## DIRECTIONS FOR THIS TASK:
After locating the line that contains "const bool majority = a.flags" in the data below, set down exactly that line and each one after it through the line that contains "const uint32_t p", and nothing more.

## PROVIDED MATERIAL:

=== Section Start ===

__device__ __forceinline__ uint32_t rotr(uint32_t v, int n) { return __funnelshift_r(v, v, n); }
__device__ __forceinline__ uint32_t bswap(uint32_t v) { return __byte_perm(v, 0u, 0x0123u); }

__constant__ uint32_t sha_one = 1u;

__device__ __forceinline__ uint32_t add_imad(uint32_t x, uint32_t y) {
    uint32_t d;
    asm("mad.lo.u32 %0, %1, %2, %3;" : "=r"(d) : "r"(x), "r"(sha_one), "r"(y));
    return d;
}

template <bool INJECT, bool CONST_M = false>
__device__ __forceinline__ void sha_compress(uint32_t (&st)[8], uint32_t (&m)[16], uint32_t fs, uint32_t fmask) {
    if (INJECT && fs < 16u) {
#pragma unroll
        for (int i = 0; i < 16; ++i) m[i] ^= fs == (uint32_t)i ? fmask : 0u;
    }
    uint32_t a = st[0], b = st[1], c = st[2], d = st[3], e = st[4], f = st[5], g = st[6], h = st[7];
    const uint32_t ft = INJECT ? ((fs - 16u) >> 3) : 0u;
    const uint32_t fv = INJECT ? ((fs - 16u) & 7u) : 0u;
    const bool fround = INJECT && fs >= 16u && fs < 528u;
#pragma unroll
    for (int t = 0; t < 64; ++t) {
        if (t >= 16) {
            uint32_t w2 = m[(t - 2) & 15], w15 = m[(t - 15) & 15];
            uint32_t s1 = rotr(w2, 17) ^ rotr(w2, 19) ^ (w2 >> 10);
            uint32_t s0 = rotr(w15, 7) ^ rotr(w15, 18) ^ (w15 >> 3);
            m[t & 15] = CONST_M ? s1 + m[(t - 7) & 15] + s0 + m[t & 15]
                                : add_imad(s1, add_imad(s0, add_imad(m[(t - 7) & 15], m[t & 15])));
        }
        if (INJECT && fround && ft == (uint32_t)t) {
            a ^= fv == 0 ? fmask : 0u; b ^= fv == 1 ? fmask : 0u; c ^= fv == 2 ? fmask : 0u; d ^= fv == 3 ? fmask : 0u;
            e ^= fv == 4 ? fmask : 0u; f ^= fv == 5 ? fmask : 0u; g ^= fv == 6 ? fmask : 0u; h ^= fv == 7 ? fmask : 0u;
        }
        uint32_t ep0 = rotr(a, 2) ^ rotr(a, 13) ^ rotr(a, 22);
        uint32_t ep1 = rotr(e, 6) ^ rotr(e, 11) ^ rotr(e, 25);
        uint32_t ch = (e & f) ^ (~e & g);
        uint32_t maj = (a & b) ^ (a & c) ^ (b & c);
        uint32_t t1 = add_imad(ep1, add_imad(ch, add_imad(h, sha_k(t) + m[t & 15])));
        uint32_t t2 = add_imad(ep0, maj);
        h = g; g = f; f = e; e = add_imad(d, t1); d = c; c = b; b = a; a = add_imad(t1, t2);
    }
    st[0] += a; st[1] += b; st[2] += c; st[3] += d; st[4] += e; st[5] += f; st[6] += g; st[7] += h;
    if (INJECT && fs >= 528u && fs < 536u) {
#pragma unroll
        for (int i = 0; i < 8; ++i) st[i] ^= fs - 528u == (uint32_t)i ? fmask : 0u;
    }
}

template <int NC, bool INJECT>
__device__ __forceinline__ uint32_t sha_compress_sv(uint32_t (&st)[8], uint32_t (&m)[16], uint32_t fs, uint32_t fmask, int lane, bool majority) {
    uint32_t bad = 0;
#define SV(x) bad += store_vote<NC>(x, lane, majority)
#pragma unroll
    for (int i = 0; i < 16; ++i) { SV(m[i]); if (INJECT) m[i] ^= fs == (uint32_t)i ? fmask : 0u; }
    uint32_t v[8];
#pragma unroll
    for (int i = 0; i < 8; ++i) { v[i] = st[i]; SV(v[i]); }
    uint32_t a = v[0], b = v[1], c = v[2], d = v[3], e = v[4], f = v[5], g = v[6], h = v[7];
    const uint32_t ft = INJECT ? ((fs - 16u) >> 3) : 0u, fv = INJECT ? ((fs - 16u) & 7u) : 0u;
    const bool fround = INJECT && fs >= 16u && fs < 528u;
#pragma unroll 1
    for (int t = 0; t < 64; ++t) {
        if (t >= 16) {
            const uint32_t w2 = m[(t - 2) & 15], w15 = m[(t - 15) & 15];
            uint32_t w = (rotr(w2, 17) ^ rotr(w2, 19) ^ (w2 >> 10)) + m[(t - 7) & 15] + (rotr(w15, 7) ^ rotr(w15, 18) ^ (w15 >> 3)) + m[t & 15];
            SV(w);
            m[t & 15] = w;
        }
        if (INJECT && fround && ft == (uint32_t)t) {
            a ^= fv == 0 ? fmask : 0u; b ^= fv == 1 ? fmask : 0u; c ^= fv == 2 ? fmask : 0u; d ^= fv == 3 ? fmask : 0u;
            e ^= fv == 4 ? fmask : 0u; f ^= fv == 5 ? fmask : 0u; g ^= fv == 6 ? fmask : 0u; h ^= fv == 7 ? fmask : 0u;
        }
        uint32_t t1 = h + (rotr(e, 6) ^ rotr(e, 11) ^ rotr(e, 25)) + ((e & f) ^ (~e & g)) + sha_k(t) + m[t & 15];
        SV(t1);
        uint32_t t2 = (rotr(a, 2) ^ rotr(a, 13) ^ rotr(a, 22)) + ((a & b) ^ (a & c) ^ (b & c));
        SV(t2);
        uint32_t x;
        x = g; SV(x); h = x;
        x = f; SV(x); g = x;
        x = e; SV(x); f = x;
        x = d + t1; SV(x); e = x;
        x = c; SV(x); d = x;
        x = b; SV(x); c = x;
        x = a; SV(x); b = x;
        x = t1 + t2; SV(x); a = x;
    }
    const uint32_t add[8] = {a, b, c, d, e, f, g, h};
#pragma unroll
    for (int i = 0; i < 8; ++i) {
        uint32_t x = st[i] + add[i];
        SV(x);
        st[i] = x;
        if (INJECT) st[i] ^= (fs >= 528u && fs - 528u == (uint32_t)i) ? fmask : 0u;
    }
#undef SV
    return bad;
}

__device__ __forceinline__ void sha_init(uint32_t (&st)[8]) {
    st[0] = 0x6a09e667u; st[1] = 0xbb67ae85u; st[2] = 0x3c6ef372u; st[3] = 0xa54ff53au;
    st[4] = 0x510e527fu; st[5] = 0x9b05688cu; st[6] = 0x1f83d9abu; st[7] = 0x5be0cd19u;
}

template <int NC>
__device__ __forceinline__ void sha_vote_store(const uint32_t (&st)[8], uint8_t* out, unsigned long long local,
                                               unsigned long long gunit, bool valid, int lane, uint32_t flags, Tally& tally) {
    const bool majority = flags & COAST_F_MAJORITY_VOTER;
    uint32_t o[8], bad = 0;
#pragma unroll
    for (int i = 0; i < 8; ++i) {
        Voted v = vote_u32<NC, 1>(st[i], majority);
        o[i] = bswap(v.vote);
        bad += v.bad;
    }
    if (valid && Lanes<NC>::voter(lane)) {
        uint4* dst = reinterpret_cast<uint4*>(out + local * 32ull);
        dst[0] = make_uint4(o[0], o[1], o[2], o[3]);
        dst[1] = make_uint4(o[4], o[5], o[6], o[7]);
        tally.unit_exit<NC>(bad, 32u, flags, gunit);
    }
}

template <int NC, bool INJECT>
__device__ __forceinline__ void sha256_b64_body(const xmr_args& a, const CUtensorMap* tmap) {
    constexpr int UPW = Lanes<NC>::kUnitsPerWarp;
    constexpr int TU = XMR_WARPS * UPW;
    static_assert(TU == xmr_sha_tile_rows(NC) && TileRing<TU, 64>::SMEM_BYTES <= xmr_sha_smem(NC), "ring fits the launch's shared memory");
    extern __shared__ __align__(1024) uint8_t smem_raw[];
    TileRing<TU, 64> ring;
    ring.init(smem_raw, tmap);

    const int tid = threadIdx.x, lane = tid & 31, warp = tid >> 5;
    const int r = Lanes<NC>::replica(lane);
    const int ul = warp * UPW + Lanes<NC>::unit(lane);

    const uint32_t n_tiles = a.n_tiles;
    uint32_t tile = blockIdx.x;
    if (tile < n_tiles) ring.issue(0, tile);
    Tally tally(a);
    uint32_t it = 0;
    for (; tile < n_tiles; tile += gridDim.x, ++it) {
        const uint32_t next = tile + gridDim.x;
        if (next < n_tiles) ring.issue((it + 1u) & 1u, next);
        const uint8_t* base = ring.wait(it);

        uint32_t m[16];
        const uint8_t* row = base + ul * 64;
        const int sw = (ul >> 1) & 3;
#pragma unroll
        for (int c = 0; c < 4; ++c) {
            uint4 q = *reinterpret_cast<const uint4*>(row + ((c ^ sw) << 4));
            m[4 * c + 0] = bswap(q.x); m[4 * c + 1] = bswap(q.y); m[4 * c + 2] = bswap(q.z); m[4 * c + 3] = bswap(q.w);
        }
        __syncthreads();

        const unsigned long long local = (unsigned long long)tile * TU + ul;
        const bool valid = local < a.n_units;
        const unsigned long long gunit = a.unit_base + local;

        uint32_t fs0 = 0xFFFFFFFFu, fs1 = 0xFFFFFFFFu, fmask = 0u;
        if (INJECT) {
            Fault f = fault_for_unit(a, NC, valid ? local : 0ull, [](uint32_t) { return 32u; });
            if (f.active && valid) {
                if (Lanes<NC>::voter(lane)) tally.injected++;
                if ((int)f.replica == r) {
                    fmask = 1u << f.bit;
                    if (f.site < SHA_SITES_PER_BLOCK) fs0 = f.site; else fs1 = f.site - SHA_SITES_PER_BLOCK;
                }
            }
        }

        uint32_t st[8];
        sha_init(st);
        sha_compress<INJECT>(st, m, fs0, fmask);
#pragma unroll
        for (int i = 0; i < 16; ++i) m[i] = 0u;
        m[0] = 0x80000000u; m[15] = 512u;
        sha_compress<INJECT, true>(st, m, fs1, fmask);

        sha_vote_store<NC>(st, static_cast<uint8_t*>(a.out), local, gunit, valid, lane, a.flags, tally);
    }
    tally.flush(a.counters);
}

__device__ __forceinline__ uint32_t sha_padded_byte(const uint8_t* msg, uint32_t len, uint32_t pos) {
    return pos < len ? (uint32_t)__ldg(msg + pos) : (pos == len ? 0x80u : 0u);
}

template <int NC, bool INJECT>
__device__ __forceinline__ void sha256_gen_body(const xmr_args& a) {
    constexpr int UPW = Lanes<NC>::kUnitsPerWarp;
    const int lane = threadIdx.x & 31;
    const int r = Lanes<NC>::replica(lane);
    const unsigned long long gwarp = ((unsigned long long)blockIdx.x * blockDim.x + threadIdx.x) >> 5;
    const unsigned long long nwarps = ((unsigned long long)gridDim.x * blockDim.x) >> 5;
    const uint32_t len = a.unit_bytes;
    const uint32_t nblk = (len + 8u) / 64u + 1u;
    const unsigned long long n_wtiles = (a.n_units + UPW - 1) / UPW;
    Tally tally(a);
    for (unsigned long long wt = gwarp; wt < n_wtiles; wt += nwarps) {
        const unsigned long long local = wt * UPW + Lanes<NC>::unit(lane);
        const bool valid = local < a.n_units;
        const unsigned long long gunit = a.unit_base + local;
        const uint8_t* msg = static_cast<const uint8_t*>(a.in) + (valid ? local : 0ull) * len;
        uint32_t fsite = 0xFFFFFFFFu, fmask = 0u;
        if (INJECT) {
            Fault f = fault_for_unit(a, NC, valid ? local : 0ull, [](uint32_t) { return 32u; });
            if (f.active && valid) {
                if (Lanes<NC>::voter(lane)) tally.injected++;
                if ((int)f.replica == r) { fmask = 1u << f.bit; fsite = f.site; }
            }
        }
        const bool sv = (a.flags & XMR_F_STORE_VOTES) != 0;
        const bool majority = a.flags & COAST_F_MAJORITY_VOTER;
        uint32_t sv_bad = 0;
        uint32_t st[8];
        sha_init(st);
        const uintptr_t al = reinterpret_cast<uintptr_t>(a.in) | len;
        for (uint32_t blk = 0; blk < nblk; ++blk) {
            uint32_t m[16];
            if ((al & 15u) == 0 && blk * 64u + 64u <= len) {
#pragma unroll
                for (int c = 0; c < 4; ++c) {
                    const uint4 q = __ldg(reinterpret_cast<const uint4*>(msg + blk * 64u) + c);
                    m[4 * c + 0] = bswap(q.x); m[4 * c + 1] = bswap(q.y); m[4 * c + 2] = bswap(q.z); m[4 * c + 3] = bswap(q.w);
                }
            } else {
#pragma unroll
                for (int w = 0; w < 16; ++w) {
                    const uint32_t p = blk * 64u + 4u * w;
                    if ((al & 3u) == 0 && p + 4u <= len) m[w] = bswap(__ldg(reinterpret_cast<const uint32_t*>(msg + p)));
                    else m[w] = (sha_padded_byte(msg, len, p) << 24) | (sha_padded_byte(msg, len, p + 1) << 16) |
                                (sha_padded_byte(msg, len, p + 2) << 8) | sha_padded_byte(msg, len, p + 3);
                }
            }
            if (blk == nblk - 1) {
                m[14] = len >> 29;
                m[15] = len << 3;
            }
            uint32_t fs = (INJECT && fsite / SHA_SITES_PER_BLOCK == blk) ? fsite % SHA_SITES_PER_BLOCK : 0xFFFFFFFFu;
            if (!sv) {
                sha_compress<INJECT>(st, m, fs, fmask);
            } else {
                const uint32_t lo = blk * 64u, nmsg = len > lo ? (len - lo < 64u ? len - lo : 64u) : 0u;
#pragma unroll
                for (int w = 0; w < 16; ++w) {
                    const uint32_t nb = nmsg > 4u * w ? (nmsg - 4u * w < 4u ? nmsg - 4u * w : 4u) : 0u;
                    sv_bad += store_vote_bytes<NC>(m[w], nb, lane, majority);
                }
                sv_bad += sha_compress_sv<NC, INJECT>(st, m, fs, fmask, lane, majority);
            }
        }
        if (!sv) {
            sha_vote_store<NC>(st, static_cast<uint8_t*>(a.out), local, gunit, valid, lane, a.flags, tally);
        } else {
            uint32_t o[8], bad = 0;
#pragma unroll
            for (int i = 0; i < 8; ++i) { Voted v = vote_u32<NC, 1>(st[i], majority); o[i] = bswap(v.vote); bad += v.bad; }
            if (valid && Lanes<NC>::voter(lane)) {
                uint4* dst = reinterpret_cast<uint4*>(static_cast<uint8_t*>(a.out) + local * 32ull);
                dst[0] = make_uint4(o[0], o[1], o[2], o[3]);
                dst[1] = make_uint4(o[4], o[5], o[6], o[7]);
                tally.unit_exit<NC>(bad + sv_bad, len + 720u * nblk + 32u, a.flags, gunit);
            }
        }
    }
    tally.flush(a.counters);
}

=== Section End ===

## COMPLETED TASK:
        const bool majority = a.flags & COAST_F_MAJORITY_VOTER;
        uint32_t sv_bad = 0;
        uint32_t st[8];
        sha_init(st);
        const uintptr_t al = reinterpret_cast<uintptr_t>(a.in) | len;
        for (uint32_t blk = 0; blk < nblk; ++blk) {
            uint32_t m[16];
            if ((al & 15u) == 0 && blk * 64u + 64u <= len) {
#pragma unroll
                for (int c = 0; c < 4; ++c) {
                    const uint4 q = __ldg(reinterpret_cast<const uint4*>(msg + blk * 64u) + c);
                    m[4 * c + 0] = bswap(q.x); m[4 * c + 1] = bswap(q.y); m[4 * c + 2] = bswap(q.z); m[4 * c + 3] = bswap(q.w);
                }
            } else {
#pragma unroll
                for (int w = 0; w < 16; ++w) {
                    const uint32_t p = blk * 64u + 4u * w;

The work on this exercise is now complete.